[Stored data]
++++++

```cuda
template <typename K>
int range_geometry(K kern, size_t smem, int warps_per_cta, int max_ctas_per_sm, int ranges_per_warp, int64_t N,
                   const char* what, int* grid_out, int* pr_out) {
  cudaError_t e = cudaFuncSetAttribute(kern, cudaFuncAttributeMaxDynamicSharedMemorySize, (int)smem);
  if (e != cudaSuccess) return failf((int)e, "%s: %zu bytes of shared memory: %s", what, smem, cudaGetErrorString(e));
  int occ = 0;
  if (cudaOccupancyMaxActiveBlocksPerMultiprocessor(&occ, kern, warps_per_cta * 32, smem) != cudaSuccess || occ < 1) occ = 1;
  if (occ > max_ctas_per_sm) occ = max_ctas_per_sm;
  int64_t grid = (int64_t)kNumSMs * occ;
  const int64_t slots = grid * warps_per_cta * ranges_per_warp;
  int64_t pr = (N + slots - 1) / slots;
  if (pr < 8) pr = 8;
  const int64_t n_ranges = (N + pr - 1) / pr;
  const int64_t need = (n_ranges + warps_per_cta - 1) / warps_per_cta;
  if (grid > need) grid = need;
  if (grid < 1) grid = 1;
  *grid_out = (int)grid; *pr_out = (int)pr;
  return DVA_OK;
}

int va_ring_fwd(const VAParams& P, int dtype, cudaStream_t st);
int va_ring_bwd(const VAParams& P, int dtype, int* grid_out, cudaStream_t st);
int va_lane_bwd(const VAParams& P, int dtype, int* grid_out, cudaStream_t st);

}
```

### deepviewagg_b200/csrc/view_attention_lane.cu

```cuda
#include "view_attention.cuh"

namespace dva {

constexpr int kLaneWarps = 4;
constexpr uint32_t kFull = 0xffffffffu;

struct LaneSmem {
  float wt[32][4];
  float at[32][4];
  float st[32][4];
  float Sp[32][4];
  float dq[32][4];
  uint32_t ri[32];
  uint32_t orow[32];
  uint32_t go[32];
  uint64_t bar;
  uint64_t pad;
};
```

++++++

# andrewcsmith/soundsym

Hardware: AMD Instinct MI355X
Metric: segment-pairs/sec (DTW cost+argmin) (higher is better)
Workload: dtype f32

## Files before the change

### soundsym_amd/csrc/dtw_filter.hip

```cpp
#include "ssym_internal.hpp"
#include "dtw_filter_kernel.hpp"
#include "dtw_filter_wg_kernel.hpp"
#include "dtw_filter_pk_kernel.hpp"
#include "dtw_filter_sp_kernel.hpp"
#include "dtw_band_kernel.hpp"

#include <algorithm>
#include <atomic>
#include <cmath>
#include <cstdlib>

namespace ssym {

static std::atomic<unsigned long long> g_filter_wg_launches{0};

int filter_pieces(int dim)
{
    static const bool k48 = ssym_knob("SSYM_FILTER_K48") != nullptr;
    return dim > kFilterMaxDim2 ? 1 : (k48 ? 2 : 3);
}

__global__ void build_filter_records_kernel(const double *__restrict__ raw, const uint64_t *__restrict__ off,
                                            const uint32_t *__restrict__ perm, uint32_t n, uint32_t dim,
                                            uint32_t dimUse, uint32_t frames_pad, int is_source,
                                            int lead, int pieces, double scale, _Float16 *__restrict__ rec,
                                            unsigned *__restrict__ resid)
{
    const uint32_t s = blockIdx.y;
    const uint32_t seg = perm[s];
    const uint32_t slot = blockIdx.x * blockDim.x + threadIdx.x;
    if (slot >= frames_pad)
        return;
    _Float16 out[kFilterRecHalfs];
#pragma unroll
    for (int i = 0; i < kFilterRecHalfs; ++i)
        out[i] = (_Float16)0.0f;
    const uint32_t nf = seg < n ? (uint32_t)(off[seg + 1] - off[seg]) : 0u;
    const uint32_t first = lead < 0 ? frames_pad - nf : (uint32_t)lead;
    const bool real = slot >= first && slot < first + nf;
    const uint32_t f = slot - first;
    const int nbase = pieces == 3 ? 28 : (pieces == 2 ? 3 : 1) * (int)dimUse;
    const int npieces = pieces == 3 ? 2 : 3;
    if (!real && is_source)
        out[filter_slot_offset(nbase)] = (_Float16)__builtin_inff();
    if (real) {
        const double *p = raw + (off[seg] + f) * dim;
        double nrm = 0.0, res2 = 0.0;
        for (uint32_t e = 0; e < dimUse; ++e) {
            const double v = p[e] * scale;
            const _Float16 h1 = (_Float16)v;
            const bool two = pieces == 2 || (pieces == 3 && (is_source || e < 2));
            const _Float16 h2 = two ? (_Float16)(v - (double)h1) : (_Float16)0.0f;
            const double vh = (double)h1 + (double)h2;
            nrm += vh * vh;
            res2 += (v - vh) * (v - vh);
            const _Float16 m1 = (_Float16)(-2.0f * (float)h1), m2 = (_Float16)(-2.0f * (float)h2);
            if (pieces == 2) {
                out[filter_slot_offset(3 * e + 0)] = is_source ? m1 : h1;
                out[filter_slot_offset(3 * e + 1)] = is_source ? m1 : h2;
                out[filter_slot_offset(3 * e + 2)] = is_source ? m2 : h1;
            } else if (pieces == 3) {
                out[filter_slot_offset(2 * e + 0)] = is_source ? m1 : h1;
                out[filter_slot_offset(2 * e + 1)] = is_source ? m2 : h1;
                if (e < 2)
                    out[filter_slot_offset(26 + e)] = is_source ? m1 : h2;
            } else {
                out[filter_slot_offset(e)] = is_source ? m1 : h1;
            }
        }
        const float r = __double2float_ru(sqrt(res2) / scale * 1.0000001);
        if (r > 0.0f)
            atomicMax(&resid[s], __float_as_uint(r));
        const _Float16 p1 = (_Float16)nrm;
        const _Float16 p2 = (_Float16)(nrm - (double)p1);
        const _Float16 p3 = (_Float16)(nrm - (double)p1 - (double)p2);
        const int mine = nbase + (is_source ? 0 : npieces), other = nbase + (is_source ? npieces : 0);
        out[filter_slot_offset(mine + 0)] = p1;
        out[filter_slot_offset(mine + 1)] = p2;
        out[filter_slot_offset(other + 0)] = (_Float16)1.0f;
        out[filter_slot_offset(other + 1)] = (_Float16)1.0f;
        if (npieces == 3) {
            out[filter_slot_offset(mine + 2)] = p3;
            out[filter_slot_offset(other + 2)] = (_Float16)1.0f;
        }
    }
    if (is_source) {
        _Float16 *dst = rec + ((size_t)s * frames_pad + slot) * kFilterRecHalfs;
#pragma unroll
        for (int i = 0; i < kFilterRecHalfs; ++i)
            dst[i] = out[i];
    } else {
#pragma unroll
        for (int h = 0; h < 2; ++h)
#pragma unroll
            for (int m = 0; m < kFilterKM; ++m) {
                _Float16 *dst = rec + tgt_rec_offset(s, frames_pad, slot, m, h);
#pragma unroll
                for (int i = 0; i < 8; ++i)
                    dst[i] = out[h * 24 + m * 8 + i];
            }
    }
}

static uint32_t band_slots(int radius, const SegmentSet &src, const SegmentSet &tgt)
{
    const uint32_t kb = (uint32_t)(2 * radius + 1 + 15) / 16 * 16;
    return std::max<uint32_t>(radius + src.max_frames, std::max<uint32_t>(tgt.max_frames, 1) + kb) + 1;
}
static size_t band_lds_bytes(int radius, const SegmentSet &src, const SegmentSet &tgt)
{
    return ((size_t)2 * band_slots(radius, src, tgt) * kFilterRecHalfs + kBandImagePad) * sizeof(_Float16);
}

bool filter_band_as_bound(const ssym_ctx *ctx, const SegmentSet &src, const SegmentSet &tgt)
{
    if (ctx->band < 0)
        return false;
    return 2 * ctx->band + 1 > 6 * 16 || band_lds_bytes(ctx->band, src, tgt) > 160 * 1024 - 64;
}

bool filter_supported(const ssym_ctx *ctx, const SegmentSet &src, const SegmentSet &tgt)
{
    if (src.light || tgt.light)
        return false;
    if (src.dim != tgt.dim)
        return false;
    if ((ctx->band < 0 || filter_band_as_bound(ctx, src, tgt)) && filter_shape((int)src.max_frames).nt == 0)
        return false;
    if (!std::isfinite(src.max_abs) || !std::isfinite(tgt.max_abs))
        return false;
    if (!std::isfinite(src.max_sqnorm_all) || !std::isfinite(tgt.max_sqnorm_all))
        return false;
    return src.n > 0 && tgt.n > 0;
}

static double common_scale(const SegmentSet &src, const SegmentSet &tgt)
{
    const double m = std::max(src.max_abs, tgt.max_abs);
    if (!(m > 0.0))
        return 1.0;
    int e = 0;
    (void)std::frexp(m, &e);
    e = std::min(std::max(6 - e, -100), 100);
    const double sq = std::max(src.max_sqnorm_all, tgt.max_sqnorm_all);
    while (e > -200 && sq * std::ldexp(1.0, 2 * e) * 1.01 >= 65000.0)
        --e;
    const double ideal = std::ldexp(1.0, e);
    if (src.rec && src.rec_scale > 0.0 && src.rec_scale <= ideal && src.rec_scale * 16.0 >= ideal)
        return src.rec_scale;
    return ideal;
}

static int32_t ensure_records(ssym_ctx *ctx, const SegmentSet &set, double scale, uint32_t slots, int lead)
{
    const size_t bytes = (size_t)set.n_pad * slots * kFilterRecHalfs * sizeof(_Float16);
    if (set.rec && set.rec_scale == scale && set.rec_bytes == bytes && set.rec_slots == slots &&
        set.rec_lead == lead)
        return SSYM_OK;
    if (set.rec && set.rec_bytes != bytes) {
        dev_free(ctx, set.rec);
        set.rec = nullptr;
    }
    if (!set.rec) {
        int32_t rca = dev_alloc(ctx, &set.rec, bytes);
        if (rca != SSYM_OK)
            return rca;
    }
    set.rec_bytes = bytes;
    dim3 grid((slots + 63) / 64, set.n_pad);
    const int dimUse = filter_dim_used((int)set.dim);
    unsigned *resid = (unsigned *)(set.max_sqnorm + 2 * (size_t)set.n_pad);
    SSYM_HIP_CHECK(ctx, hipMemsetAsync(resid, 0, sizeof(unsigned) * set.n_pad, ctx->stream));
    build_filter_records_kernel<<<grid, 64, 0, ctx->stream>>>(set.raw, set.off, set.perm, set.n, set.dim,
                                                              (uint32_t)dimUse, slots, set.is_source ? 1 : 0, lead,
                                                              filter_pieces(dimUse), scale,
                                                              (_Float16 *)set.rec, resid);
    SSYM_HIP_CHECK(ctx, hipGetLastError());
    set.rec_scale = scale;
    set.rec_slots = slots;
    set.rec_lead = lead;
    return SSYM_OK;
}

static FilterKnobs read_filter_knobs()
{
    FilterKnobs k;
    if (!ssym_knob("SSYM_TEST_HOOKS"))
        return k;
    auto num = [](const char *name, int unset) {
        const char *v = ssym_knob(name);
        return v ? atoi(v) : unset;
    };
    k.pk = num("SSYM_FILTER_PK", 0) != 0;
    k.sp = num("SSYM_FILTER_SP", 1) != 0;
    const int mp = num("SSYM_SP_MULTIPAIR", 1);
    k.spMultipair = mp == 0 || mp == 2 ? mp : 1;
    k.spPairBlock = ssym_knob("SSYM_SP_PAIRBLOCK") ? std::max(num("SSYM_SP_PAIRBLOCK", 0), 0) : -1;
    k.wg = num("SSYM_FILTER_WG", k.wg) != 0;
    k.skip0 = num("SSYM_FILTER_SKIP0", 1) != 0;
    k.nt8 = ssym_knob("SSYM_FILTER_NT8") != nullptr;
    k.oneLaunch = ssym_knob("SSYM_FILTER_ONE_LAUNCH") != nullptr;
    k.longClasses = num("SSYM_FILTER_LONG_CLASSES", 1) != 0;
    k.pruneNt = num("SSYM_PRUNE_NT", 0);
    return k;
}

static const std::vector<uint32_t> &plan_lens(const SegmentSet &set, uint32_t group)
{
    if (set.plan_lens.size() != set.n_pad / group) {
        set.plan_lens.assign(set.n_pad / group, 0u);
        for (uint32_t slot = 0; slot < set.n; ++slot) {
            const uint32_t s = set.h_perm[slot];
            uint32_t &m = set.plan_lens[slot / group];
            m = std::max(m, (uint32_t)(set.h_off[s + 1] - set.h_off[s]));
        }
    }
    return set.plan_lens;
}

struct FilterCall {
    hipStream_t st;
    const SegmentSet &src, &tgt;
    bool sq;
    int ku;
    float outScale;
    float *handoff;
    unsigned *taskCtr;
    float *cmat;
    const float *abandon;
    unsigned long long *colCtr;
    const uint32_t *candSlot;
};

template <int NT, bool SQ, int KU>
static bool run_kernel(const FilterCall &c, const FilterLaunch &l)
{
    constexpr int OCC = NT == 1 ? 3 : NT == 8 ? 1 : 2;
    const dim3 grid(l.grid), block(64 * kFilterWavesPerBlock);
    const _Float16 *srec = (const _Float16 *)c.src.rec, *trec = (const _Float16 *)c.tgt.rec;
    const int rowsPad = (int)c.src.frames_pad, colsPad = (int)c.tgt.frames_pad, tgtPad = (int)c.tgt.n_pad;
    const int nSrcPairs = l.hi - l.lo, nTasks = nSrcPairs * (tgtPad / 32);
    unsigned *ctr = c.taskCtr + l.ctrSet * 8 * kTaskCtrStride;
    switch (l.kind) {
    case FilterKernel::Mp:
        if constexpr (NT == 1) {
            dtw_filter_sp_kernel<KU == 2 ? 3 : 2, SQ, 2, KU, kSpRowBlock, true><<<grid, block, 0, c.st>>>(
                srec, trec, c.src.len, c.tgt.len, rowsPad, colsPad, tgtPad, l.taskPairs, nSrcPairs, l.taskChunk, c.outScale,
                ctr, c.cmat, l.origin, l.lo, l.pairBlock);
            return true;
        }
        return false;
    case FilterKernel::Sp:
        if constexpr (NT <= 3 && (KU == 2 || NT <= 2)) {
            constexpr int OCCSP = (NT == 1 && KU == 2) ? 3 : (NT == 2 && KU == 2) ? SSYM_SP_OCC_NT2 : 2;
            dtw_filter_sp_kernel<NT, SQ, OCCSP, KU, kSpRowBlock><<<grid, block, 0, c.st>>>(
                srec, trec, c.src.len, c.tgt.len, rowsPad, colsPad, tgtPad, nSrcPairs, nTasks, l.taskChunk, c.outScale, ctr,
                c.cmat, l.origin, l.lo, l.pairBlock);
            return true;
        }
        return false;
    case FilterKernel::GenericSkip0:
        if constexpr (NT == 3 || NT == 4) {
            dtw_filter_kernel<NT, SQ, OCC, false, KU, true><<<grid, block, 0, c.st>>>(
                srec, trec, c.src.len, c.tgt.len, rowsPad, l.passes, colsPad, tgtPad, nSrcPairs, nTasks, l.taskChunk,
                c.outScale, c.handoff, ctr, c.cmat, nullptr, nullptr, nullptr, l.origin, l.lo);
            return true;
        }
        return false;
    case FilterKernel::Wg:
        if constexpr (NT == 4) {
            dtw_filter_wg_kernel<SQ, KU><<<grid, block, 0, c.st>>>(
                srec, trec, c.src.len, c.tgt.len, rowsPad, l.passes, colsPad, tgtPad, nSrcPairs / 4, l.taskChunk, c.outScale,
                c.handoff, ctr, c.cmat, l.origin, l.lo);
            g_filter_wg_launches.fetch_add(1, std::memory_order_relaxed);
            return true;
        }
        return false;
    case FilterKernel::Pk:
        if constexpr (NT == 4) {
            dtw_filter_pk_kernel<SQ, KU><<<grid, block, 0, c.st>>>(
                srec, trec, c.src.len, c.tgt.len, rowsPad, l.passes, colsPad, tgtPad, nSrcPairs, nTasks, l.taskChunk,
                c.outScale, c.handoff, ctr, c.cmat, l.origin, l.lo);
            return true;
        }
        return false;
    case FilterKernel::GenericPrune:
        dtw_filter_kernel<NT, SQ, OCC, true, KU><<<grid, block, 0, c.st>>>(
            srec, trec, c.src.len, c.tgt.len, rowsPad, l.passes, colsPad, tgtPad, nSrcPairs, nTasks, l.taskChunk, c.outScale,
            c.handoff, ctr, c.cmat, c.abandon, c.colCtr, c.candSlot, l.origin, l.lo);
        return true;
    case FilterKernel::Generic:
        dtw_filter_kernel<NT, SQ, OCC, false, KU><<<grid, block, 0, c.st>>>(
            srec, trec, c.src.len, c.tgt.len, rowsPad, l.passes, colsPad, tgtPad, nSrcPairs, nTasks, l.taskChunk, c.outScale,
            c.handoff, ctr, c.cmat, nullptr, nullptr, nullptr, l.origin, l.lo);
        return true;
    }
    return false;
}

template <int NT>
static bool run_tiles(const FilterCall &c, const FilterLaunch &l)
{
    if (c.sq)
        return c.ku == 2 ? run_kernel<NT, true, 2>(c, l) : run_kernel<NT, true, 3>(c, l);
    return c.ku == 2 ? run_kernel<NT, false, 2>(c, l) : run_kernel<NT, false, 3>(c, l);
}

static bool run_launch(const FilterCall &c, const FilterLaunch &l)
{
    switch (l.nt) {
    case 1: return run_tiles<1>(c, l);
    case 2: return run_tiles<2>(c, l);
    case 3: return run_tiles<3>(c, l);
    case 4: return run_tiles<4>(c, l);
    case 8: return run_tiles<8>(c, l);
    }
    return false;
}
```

++++++

In the entries above, identify every line with the string "dimUse".

Exercise answer:
                                            uint32_t dimUse, uint32_t frames_pad, int is_source,
    const int nbase = pieces == 3 ? 28 : (pieces == 2 ? 3 : 1) * (int)dimUse;
        for (uint32_t e = 0; e < dimUse; ++e) {
    const int dimUse = filter_dim_used((int)set.dim);
                                                              (uint32_t)dimUse, slots, set.is_source ? 1 : 0, lead,
                                                              filter_pieces(dimUse), scale,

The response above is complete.